When death removed Stella from Swift, and he was left alone to think of what he had lost, he described her as "the truest, most virtuous, and valuable friend, that I, or perhaps any other person, was ever blessed with." Henceforward he must strive and suffer alone. The tenderness, of which his attachment to Stella had been the strongest symptom, deeply as it had struck its roots into his nature, withered into cynicism. But a lock of Stella's hair is said to have been found in Swift's desk, when his own fight was ended, and on the paper in which it was wrapped were written words that have become proverbial for the burden of pathos that their forced brevity seems to hide--"Only a woman's hair." It is for each reader to read his own meaning into them.
Dr.
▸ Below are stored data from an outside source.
+extern "C" int a3d_field_input_bwd(const float* g0, const float* x_emb, const float* x, const float* freq, const float* w_in, int64_t M,
+                                   int K, int n, int symmetrize, float* g_w, float* g_x, float* work, int64_t work_floats,
+                                   a3d_stream_t stream) {
+    A3D_CHECK_ARG(M >= 0 && M < 0x7fffffffll && n >= 1 && K == 3 + 6 * n + 1 && K <= IB_KP);
+    hipStream_t s = (hipStream_t)stream;
+    A3D_CHECK_ARG(w_in && g_w);
+    if (M == 0) {
+        A3D_HIP(hipMemsetAsync(g_w, 0, sizeof(float) * FB_N * K, s));
+        return A3D_OK;
+    }
+    A3D_CHECK_ARG(g0 && x_emb && work && (g_x == nullptr || (x && freq)));
+    int n_cu = 0;
+    const int rc = fb_cu_count(&n_cu);
+    if (rc != A3D_OK) return rc;
+    const int grid = n_cu;
+    A3D_CHECK_ARG(work_floats >= (int64_t)grid * FB_N * IB_KP);
+    if (g_x)
+        hipLaunchKernelGGL(fi_bwd_kernel<true>, dim3(grid), dim3(64 * IB_WAVES), 0, s, g0, x_emb, x, freq, w_in, (int)M, K, n, symmetrize, g_x, work);
+    else
+        hipLaunchKernelGGL(fi_bwd_kernel<false>, dim3(grid), dim3(64 * IB_WAVES), 0, s, g0, x_emb, x, freq, w_in, (int)M, K, n, symmetrize, g_x, work);
+    A3D_LAUNCH_CHECK();
+    hipLaunchKernelGGL(fb_slab_sum_kernel, dim3(a3d_div_up((long long)FB_N * K, 16)), dim3(256), 0, s, work, grid, FB_N, K, IB_KP, g_w);
+    A3D_LAUNCH_CHECK();
+    return A3D_OK;
+}
diff --git a/3danimals_amd/hostnets.py b/3danimals_amd/hostnets.py
--- a/3danimals_amd/hostnets.py
+++ b/3danimals_amd/hostnets.py
@@ -137,6 +137,52 @@
         g_in = _split_k_weight_grad(g, x_emb)
         g_x = g.mm(w_in) if ctx.needs_input_grad[0] else None
         return (g_x, g_in, g_rows, None, g_first, *g_hidden)
+
+
+FUSED_FIELD_EDGES = True
+
+
+class _FieldStackEdges(torch.autograd.Function):
+
+    @staticmethod
+    def forward(ctx, x, x_emb, freq, symmetrize, w_in, per_image, index, w_first, w_head, *hidden):
+        from . import ops
+
+        zero = _zero_bias(x_emb, w_in)
+        ys = [torch._addmm_activation(zero, x_emb, w_in.t(), use_gelu=False)]
+        if w_first is not None:
+            y = ys[0].mm(w_first.t())
+            ops.rows_add_relu_raw_(y, per_image, index)
+            ys.append(y)
+        for w in hidden:
+            ys.append(torch._addmm_activation(zero, ys[-1], w.t(), use_gelu=False))
+        out = ys[-1].mm(w_head.t())
+        ctx.save_for_backward(x, x_emb, freq, w_in, index, w_first, w_head, *hidden, *ys)
+        ctx.n_hidden, ctx.n_images, ctx.symmetrize = len(hidden), (per_image.shape[0] if per_image is not None else 0), bool(symmetrize)
+        return out
+
+    @staticmethod
+    @torch.autograd.function.once_differentiable
+    def backward(ctx, g_out):
+        from . import ops
+
+        saved = ctx.saved_tensors
+        x, x_emb, freq, w_in, index, w_first, w_head = saved[:7]
+        hidden, ys = saved[7:7 + ctx.n_hidden], saved[7 + ctx.n_hidden:]
+        g, g_head = ops.field_head_bwd(g_out, ys[-1], w_head)
+        g_hidden = []
+        for i in range(ctx.n_hidden - 1, -1, -1):
+            y_prev = ys[len(ys) - ctx.n_hidden - 1 + i]
+            g_hidden.append(_split_k_weight_grad(g, y_prev))
+            g = ops.gemm_nn_relumask(g, hidden[i], y_prev)
+        g_hidden.reverse()
+        g_rows = g_first = None
+        if w_first is not None:
+            g_rows = ops.rows_segsum_raw(g, index, ctx.n_images)
+            g_first = _split_k_weight_grad(g, ys[0])
+            g = ops.gemm_nn_relumask(g, w_first, ys[0])
+        g_in, g_x = ops.field_input_bwd(g, x_emb, x, freq, w_in, ctx.symmetrize, want_gx=ctx.needs_input_grad[0])
+        return (g_x, None, None, None, g_in, g_rows, None, g_first, g_head, *g_hidden)
 
 
 def _long_list(x, weight):
@@ -322,6 +368,10 @@
         while i + 1 < len(layers) and isinstance(layers[i], nn.Linear) and isinstance(layers[i + 1], nn.ReLU):
             pairs.append(layers[i])
             i += 2
+        head = layers[i] if i < len(layers) else None
+        if (FUSED_FIELD_EDGES and isinstance(head, nn.Linear) and head.bias is None and head.weight.shape[0] <= 16
+                and tuple(head.weight.shape[1:]) == (256,) and head.weight.requires_grad):
+            return self._stacked_edges(x, feat, feat_index, pairs, head, layers[i + 1:])
         x_emb = ops.harmonic_embed(x, self.embedder._frequencies(x.device), symmetrize=self.symmetrize, ones=True)
         w_in = torch.cat([self.in_layer.weight, self.in_layer.bias[:, None]], dim=1)
         if feat is not None:
@@ -331,6 +381,25 @@
         else:
             h = _FieldStack.apply(x_emb, w_in, None, None, None, *[l.weight for l in pairs])
         for layer in layers[i:]:
+            h = linear(h, layer.weight, layer.bias) if isinstance(layer, nn.Linear) else layer(h)
+        if self.min_max is not None:
+            h = h * (self.min_max[:, 1] - self.min_max[:, 0]) + self.min_max[:, 0]
+        return h
+
+    def _stacked_edges(self, x, feat, feat_index, pairs, head, rest):
+        from . import ops
+
+        freq = self.embedder._frequencies(x.device)
+        x_emb = ops.harmonic_embed_raw(x, freq, symmetrize=self.symmetrize, ones=True)
+        w_in = torch.cat([self.in_layer.weight, self.in_layer.bias[:, None]], dim=1)
+        if feat is not None:
+            first = pairs[0].weight
+            per_image = F.linear(torch.relu(feat), first[:, 256:])
+            h = _FieldStackEdges.apply(x, x_emb, freq, self.symmetrize, w_in, per_image, feat_index, first[:, :256].contiguous(), head.weight,
+                                       *[l.weight for l in pairs[1:]])
+        else:
+            h = _FieldStackEdges.apply(x, x_emb, freq, self.symmetrize, w_in, None, None, None, head.weight, *[l.weight for l in pairs])
+        for layer in rest:
             h = linear(h, layer.weight, layer.bias) if isinstance(layer, nn.Linear) else layer(h)
         if self.min_max is not None:
             h = h * (self.min_max[:, 1] - self.min_max[:, 0]) + self.min_max[:, 0]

Johnson's wife was querulous, exacting, old, and the reverse of beautiful, and yet a considerable time after her death he said that ever since the sad event he seemed to himself broken off from mankind; a kind of solitary wanderer in the wild of life, without any direction or fixed point of view; a gloomy gazer on the world to which he had little relation. After recording some good resolution in his Journal he was in the habit since her death of writing after it his wife's name--"Tetty."
It is only a word; but how eloquent it is! When a certain Mr. Edwards asked him if he had ever known what it was to have a wife, Johnson replied: "Sir, I have known what it was to have a wife, and (in a solemn, tender, faltering tone) I have known what it was to _lose a wife_. I had almost broke my heart." Nor did he allow himself to forget this experience. To New Year's Day, Good Friday, Easter Day, and his own birthday, which he set apart as sacred days dedicated to solemn thought and high communion with his own soul, he added _the day of his wife's death_.
Nor are such separations less felt in humble life. A year or two ago the newspapers in describing a colliery accident related that upon the tin water-bottle of one of the dead men brought out of the Seaham Pit, there was scratched, evidently with a nail, the following letter to his wife: "DEAR MARGARET,--There was forty of us altogether at 7 A.M., some was singing hymns, but my thought was on my little Michael. I thought that him and I would meet in heaven at the same time. Oh, dear wife, G.o.d save you and the children, and pray for myself. Dear wife, farewell. My last thoughts are about you and the children. Be sure and learn the children to pray for me. Oh, what a terrible position we are in.--MICHAEL SMITH, 54, Henry Street." The little Michael he refers to was his child whom he had left at home ill. The lad died on the day of the explosion.